Uncle Haskell greeted Mr. Eltwing brusquely. “So good, Jonathan,” he said, and our guest replied with a brusque greeting that matched the one he had received. Father and Uncle Haskell shook hands, nodded, and murmured something, nothing very cordial; then Aunt Cordelia invited her brother to sit down with us.
“Sorry, Cordelia, darling, I think I must get back to work. Deadline to meet by next week,” he said, smiling at Mrs. Eltwing. “I’ll have to be in New York for a conference with my publishers at the end of the week—events are crowding in on me a bit.”
“Your book is coming out soon then?” Jonathan Eltwing asked politely.
“By spring, we hope,” Uncle Haskell said airily. I was amazed at him. He knew that Father, Aunt Cordelia, and I knew positively that he was lying, that Jonathan Eltwing was pretty well convinced of it, but these facts seemed not to affect him in the least. He had an audience of one person who believed him; sometimes I wondered if he didn’t vaguely believe himself. He was not in the least embarrassed, but the rest of us were. I wondered how Aunt Cordelia had managed to stand it all through the years. I had had much less of Uncle Haskell than she had, and even I felt a little sick as I watched him.
“You will be staying in New York for some time, I suppose?” Jonathan Eltwing asked, mostly, I think, because it seemed necessary to say something when the silence became awkward.
“Only a week or ten days—at least I hope not any longer. I can’t leave my girls alone too long, you know.” He rumpled my hair, and I grinned inwardly. Aunt Cordelia and I could have been robbed, stabbed, drawn and quartered and Uncle Haskell would have known nothing about it. I wasn’t too sure that he would have been greatly concerned, if he had known.

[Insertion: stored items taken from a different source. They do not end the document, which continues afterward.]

struct ColumnDesc {
  const unsigned char* base;
  u64 row_stride;
  u32 bit_offset;
  u32 bit_width;
  u32 n;
  u32 is_signed;
  u32 first_window;
  u32 num_windows;
  u32 table_n;
  u32 gen_base;
};
B200_HD u32 bucket_windows(const ColumnDesc& col) { return col.table_n ? (col.num_windows ? 1u : 0u) : col.num_windows; }

B200_HD void load_scalar_bits(u32 v[8], bool& negative, const ColumnDesc& col, u64 i) {
  const unsigned char* row = col.base + i * col.row_stride;
#pragma unroll
  for (int k = 0; k < 8; ++k)
    v[k] = 0;
  const u32 width = col.bit_width;
  const unsigned char* p = row + (col.bit_offset >> 3);
  const u32 sh = col.bit_offset & 7u;
  if (sh == 0 && width == 256 && (((size_t)p) & 15u) == 0) {
    const uint4* q = (const uint4*)p;
    uint4 a = q[0], b = q[1];
    v[0] = a.x; v[1] = a.y; v[2] = a.z; v[3] = a.w;
    v[4] = b.x; v[5] = b.y; v[6] = b.z; v[7] = b.w;
  } else if (sh == 0 && (width & 31u) == 0 && (((size_t)p) & 3u) == 0) {
    const u32* q = (const u32*)p;
#pragma unroll
    for (int k = 0; k < 8; ++k)
      if ((u32)k < (width >> 5))
        v[k] = q[k];
  } else {
    const u32 nbytes = (sh + width + 7u) >> 3;
#pragma unroll
    for (int k = 0; k < 8; ++k) {
      u64 acc = 0;
#pragma unroll
      for (int b = 0; b < 5; ++b) {
        u32 idx = 4u * k + b;
        if (idx < nbytes)
          acc |= (u64)p[idx] << (8 * b);
      }
      v[k] = (u32)(acc >> sh);
    }
#pragma unroll
    for (int k = 0; k < 8; ++k) {
      int lo = 32 * k;
      if ((int)width <= lo)
        v[k] = 0;
      else if ((int)width < lo + 32)
        v[k] &= (1u << (width - lo)) - 1u;
    }
  }
  negative = false;
  if (col.is_signed) {
    u32 top = width - 1;
    bool neg = false;
#pragma unroll
    for (int k = 0; k < 8; ++k)
      if ((top >> 5) == (u32)k)
        neg = (v[k] >> (top & 31u)) & 1u;
    if (neg) {
      u64 c = 1;
#pragma unroll
      for (int k = 0; k < 8; ++k) {
        int lo = 32 * k;
        u32 m = 0;
        if ((int)width >= lo + 32)
          m = 0xffffffffu;
        else if ((int)width > lo)
          m = (1u << (width - lo)) - 1u;
        c += (u64)((~v[k]) & m);
        v[k] = (u32)c & m;
        c = (m == 0xffffffffu) ? (c >> 32) : 0;
      }
      negative = true;
    }
  }
}

constexpr u32 kAllWindows = 0xffffffffu;
template <class Fn>
B200_HD void for_each_digit(const u32 v[8], bool negative, const ColumnDesc& col, u32 c,
                            u32 nbuckets, Fn f, u32 only_window = kAllWindows) {
  const u32 half = nbuckets;
  const u32 mask = (1u << c) - 1u;
  u64 buf = 0;
  u32 nb = 0, w = 0, carry = 0;
  const u32 W = only_window == kAllWindows
                    ? col.num_windows
                    : (only_window < col.num_windows ? only_window + 1 : 0u);
  const auto step = [&] {
    u32 d = ((u32)buf & mask) + carry;
    buf >>= c;
    bool dneg = d > half;
    carry = dneg ? 1u : 0u;
    if (dneg)
      d = (1u << c) - d;
    if (d && (only_window == kAllWindows || w == only_window))
      f((col.first_window + (col.table_n ? 0u : w)) * nbuckets + (d - 1u), negative != dneg, w);
    ++w;
  };
#pragma unroll
  for (int k = 0; k < 8; ++k) {
    buf |= (u64)v[k] << nb;
    nb += 32;
    for (; nb >= c && w < W; nb -= c)
      step();
  }
  while (w < W)
    step();
}

B200_HD u32 column_of(const u64* col_start, u32 ncols, u64 tid) {
  u32 lo = 0, hi = ncols;
  while (hi - lo > 1) {
    const u32 mid = (lo + hi) >> 1;
    if (tid >= col_start[mid])
      lo = mid;
    else
      hi = mid;
  }
  return lo;
}
template <class Fn>
B200_HD void for_each_entry(const ColumnDesc* cols, const u64* col_start, u32 ncols, u32 c,
                            u32 nbuckets, u64 tid, Fn f, u32 only_window = kAllWindows) {
  const u32 j = column_of(col_start, ncols, tid);
  const ColumnDesc col = cols[j];
  if (only_window != kAllWindows && only_window >= col.num_windows)
    return;
  const u64 i = tid - col_start[j];
  u32 v[8];
  bool neg;
  load_scalar_bits(v, neg, col, i);
  const u32 ii = (u32)i + col.gen_base, tn = col.table_n;
  for_each_digit(v, neg, col, c, nbuckets, [&](u32 key, bool negate, u32 w) {
    f(key, make_entry(key, ii + w * tn, negate));
  }, only_window);
}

He went back to Mrs. Eltwing. “Thank you, thank you for a moment of pure delight, dear lady,” he murmured. Then he bowed slightly to Dr. Eltwing. “So good, Jonathan,” he said again. “Adam.” He nodded at Father. “Until this evening, Cordelia—Julie, my sweetheart.” Then he was gone, a flash of glory we were all relieved to see ended.

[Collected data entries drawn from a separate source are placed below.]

# BillyXYB/TransEditor

Hardware: AMD Instinct MI355X
Metric: 256x256 images/sec/GPU, G+D fwd+bwd, batch 16; 1/2/4/8-GPU scaling (higher is better)
Workload: dtype f32

## Files before the change

transeditor_amd/csrc/rgb.hip:

```cpp
#include "te_common.h"

namespace {

constexpr int KMAX = 512;
constexpr int NOUT = 3;

__global__ __launch_bounds__(256) void rgb_fwd_kernel(float* __restrict__ out, const float* __restrict__ x,
                                                      const float* __restrict__ w, const float* __restrict__ isc,
                                                      const float* __restrict__ bias, float wscale, int K, int HW) {
    __shared__ float ws[NOUT][KMAX];
    const int b = blockIdx.y, tid = threadIdx.x;
    for (int k = tid; k < K; k += 256) {
        const float s = (isc ? isc[(size_t)b * K + k] : 1.f) * wscale;
#pragma unroll
        for (int o = 0; o < NOUT; ++o) ws[o][k] = w[o * K + k] * s;
    }
    __syncthreads();
    const int HW4 = HW >> 2;
    const int p4 = blockIdx.x * 256 + tid;
    if (p4 >= HW4) return;
    const float4* xp = reinterpret_cast<const float4*>(x + (size_t)b * K * HW) + p4;
    float4 acc[NOUT];
#pragma unroll
    for (int o = 0; o < NOUT; ++o) acc[o] = make_float4(0.f, 0.f, 0.f, 0.f);
#pragma unroll 8
    for (int k = 0; k < K; ++k) {
        const float4 v = xp[(size_t)k * HW4];
#pragma unroll
        for (int o = 0; o < NOUT; ++o) {
            const float c = ws[o][k];
            acc[o].x += c * v.x; acc[o].y += c * v.y; acc[o].z += c * v.z; acc[o].w += c * v.w;
        }
    }
#pragma unroll
    for (int o = 0; o < NOUT; ++o) {
        const float bb = bias ? bias[o] : 0.f;
        acc[o].x += bb; acc[o].y += bb; acc[o].z += bb; acc[o].w += bb;
        reinterpret_cast<float4*>(out + ((size_t)b * NOUT + o) * HW)[p4] = acc[o];
    }
}

__global__ __launch_bounds__(256) void rgb_dgrad_kernel(float* __restrict__ gx, const float* __restrict__ g,
                                                        const float* __restrict__ w, const float* __restrict__ isc,
                                                        float wscale, int K, int HW, const float* __restrict__ bias = nullptr,
                                                        int act = 0) {
    __shared__ float ws[NOUT][KMAX];
    const int b = blockIdx.y, tid = threadIdx.x;
    for (int k = tid; k < K; k += 256) {
        const float s = (isc ? isc[(size_t)b * K + k] : 1.f) * wscale;
#pragma unroll
        for (int o = 0; o < NOUT; ++o) ws[o][k] = w[o * K + k] * s;
    }
    __syncthreads();
    const int HW4 = HW >> 2;
    const int p4 = blockIdx.x * 256 + tid;
    if (p4 >= HW4) return;
    float4 gv[NOUT];
#pragma unroll
    for (int o = 0; o < NOUT; ++o) gv[o] = reinterpret_cast<const float4*>(g + ((size_t)b * NOUT + o) * HW)[p4];
    float4* op = reinterpret_cast<float4*>(gx + (size_t)b * K * HW) + p4;
    const float gain = act == 3 ? 1.4142135623730951f : 1.f;
#pragma unroll 4
    for (int k = 0; k < K; ++k) {
        const float c0 = ws[0][k], c1 = ws[1][k], c2 = ws[2][k];
        const float bb = bias ? bias[k] : 0.f;
        float4 r;
        r.x = c0 * gv[0].x + c1 * gv[1].x + c2 * gv[2].x + bb;
        r.y = c0 * gv[0].y + c1 * gv[1].y + c2 * gv[2].y + bb;
        r.z = c0 * gv[0].z + c1 * gv[1].z + c2 * gv[2].z + bb;
        r.w = c0 * gv[0].w + c1 * gv[1].w + c2 * gv[2].w + bb;
        if (act >= 3) {
            r.x = (r.x > 0.f ? r.x : 0.2f * r.x) * gain; r.y = (r.y > 0.f ? r.y : 0.2f * r.y) * gain;
            r.z = (r.z > 0.f ? r.z : 0.2f * r.z) * gain; r.w = (r.w > 0.f ? r.w : 0.2f * r.w) * gain;
        }
        op[(size_t)k * HW4] = r;
    }
}

inline int rgb_pow2(int v) { int p = 1; while (p < v) p <<= 1; return p; }
inline int rgb_tile_px(int K) { return std::max(32, std::min(256, 8192 / rgb_pow2(K))); }

template <bool SUM>
__global__ __launch_bounds__(256) void rgb_wgrad_kernel(float* __restrict__ slabs, const float* __restrict__ g,
                                                        const float* __restrict__ x, int K, int HW, int S, int TPX, int lgTPX, int K2) {
    constexpr int NROW = SUM ? NOUT + 1 : NOUT;
    extern __shared__ __attribute__((aligned(16))) float smem[];
    float* xl = smem;
    float* gl = smem + K * (TPX + 1);
    const int b = blockIdx.y, c = blockIdx.x, tid = threadIdx.x;
    const int ntile = (HW + TPX - 1) / TPX;
    const int t0 = (int)((int64_t)ntile * c / S), t1 = (int)((int64_t)ntile * (c + 1) / S);
    const float* xb = x + (size_t)b * K * HW;
    const float* gb = g + (size_t)b * NOUT * HW;
    const bool vec4 = (HW & 3) == 0 && ((reinterpret_cast<uintptr_t>(x) & 15) == 0);
    const int parts = K2 >= 256 ? 1 : 256 / K2;
    const int kk = K2 >= 256 ? tid : (tid & (K2 - 1)), part = K2 >= 256 ? 0 : tid / K2;
    const int nh = K2 > 256 ? 2 : 1;
    float acc[2][NOUT + 1] = {{0.f, 0.f, 0.f, 0.f}, {0.f, 0.f, 0.f, 0.f}};
    for (int tl = t0; tl < t1; ++tl) {
        const int p0 = tl * TPX;
        __syncthreads();
        if (vec4) {
            for (int e0 = 0; e0 < K * TPX; e0 += 256 * 8 * 4) {
                float4 st[8];
#pragma unroll
                for (int j = 0; j < 8; ++j) {
                    const int e = e0 + 4 * (tid + 256 * j), k = e >> lgTPX, pp = e & (TPX - 1);
                    const bool ok = e < K * TPX && p0 + pp < HW;
                    st[j] = ok ? *reinterpret_cast<const float4*>(xb + (size_t)k * HW + p0 + pp) : make_float4(0.f, 0.f, 0.f, 0.f);
                }
#pragma unroll
                for (int j = 0; j < 8; ++j) {
                    const int e = e0 + 4 * (tid + 256 * j), k = e >> lgTPX, pp = e & (TPX - 1);
                    if (e < K * TPX) {
                        float* d = xl + k * (TPX + 1) + pp;
                        d[0] = st[j].x; d[1] = st[j].y; d[2] = st[j].z; d[3] = st[j].w;
                    }
                }
            }
        } else {
            for (int e0 = 0; e0 < K * TPX; e0 += 256 * 8) {
                float st[8];
#pragma unroll
                for (int j = 0; j < 8; ++j) {
                    const int e = e0 + tid + 256 * j, k = e >> lgTPX, pp = e & (TPX - 1);
                    const bool ok = e < K * TPX && p0 + pp < HW;
                    const float v = xb[ok ? (size_t)k * HW + p0 + pp : 0];
                    st[j] = ok ? v : 0.f;
                }
#pragma unroll
                for (int j = 0; j < 8; ++j) {
                    const int e = e0 + tid + 256 * j, k = e >> lgTPX, pp = e & (TPX - 1);
                    if (e < K * TPX) xl[k * (TPX + 1) + pp] = st[j];
                }
            }
        }
        for (int e = tid; e < NOUT * TPX; e += 256) {
            const int o = e >> lgTPX, pp = e & (TPX - 1);
            gl[e] = (p0 + pp < HW) ? gb[(size_t)o * HW + p0 + pp] : 0.f;
        }
        __syncthreads();
        for (int h = 0; h < nh; ++h) {
            const int k = kk + 256 * h;
            if (k < K) {
#pragma unroll 4
                for (int pp = part; pp < TPX; pp += parts) {
                    const float xv = xl[k * (TPX + 1) + pp];
#pragma unroll
                    for (int o = 0; o < NOUT; ++o) acc[h][o] += gl[o * TPX + pp] * xv;
                    if (SUM) acc[h][NOUT] += xv;
                }
            }
        }
    }
    float* sl = slabs + ((size_t)b * S + c) * NROW * K;
    if (parts > 1) {
        __syncthreads();
        float* red = smem;
#pragma unroll
        for (int o = 0; o < NROW; ++o) red[(part * NROW + o) * K2 + kk] = acc[0][o];
        __syncthreads();
        if (part == 0 && kk < K) {
#pragma unroll
            for (int o = 0; o < NROW; ++o) {
                float a = 0.f;
                for (int q = 0; q < parts; ++q) a += red[(q * NROW + o) * K2 + kk];
                sl[o * K + kk] = a;
            }
        }
        return;
    }
    for (int h = 0; h < nh; ++h) {
        const int k = kk + 256 * h;
        if (k < K) {
#pragma unroll
            for (int o = 0; o < NROW; ++o) sl[o * K + k] = acc[h][o];
        }
    }
}
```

All but Mrs. Eltwing. She stood beside the piano looking after him, her face full of bewilderment and disappointment.
“Who was that man, Jonathan?” she asked her husband in a low voice, and we were all chagrined. Uncle Haskell’s dramatic entrance had made us forget an introduction.
“That was Cordelia’s brother, darling. Haskell Bishop.”
“So beautiful,” she said as if she were alone. “Such a beautiful and good man.”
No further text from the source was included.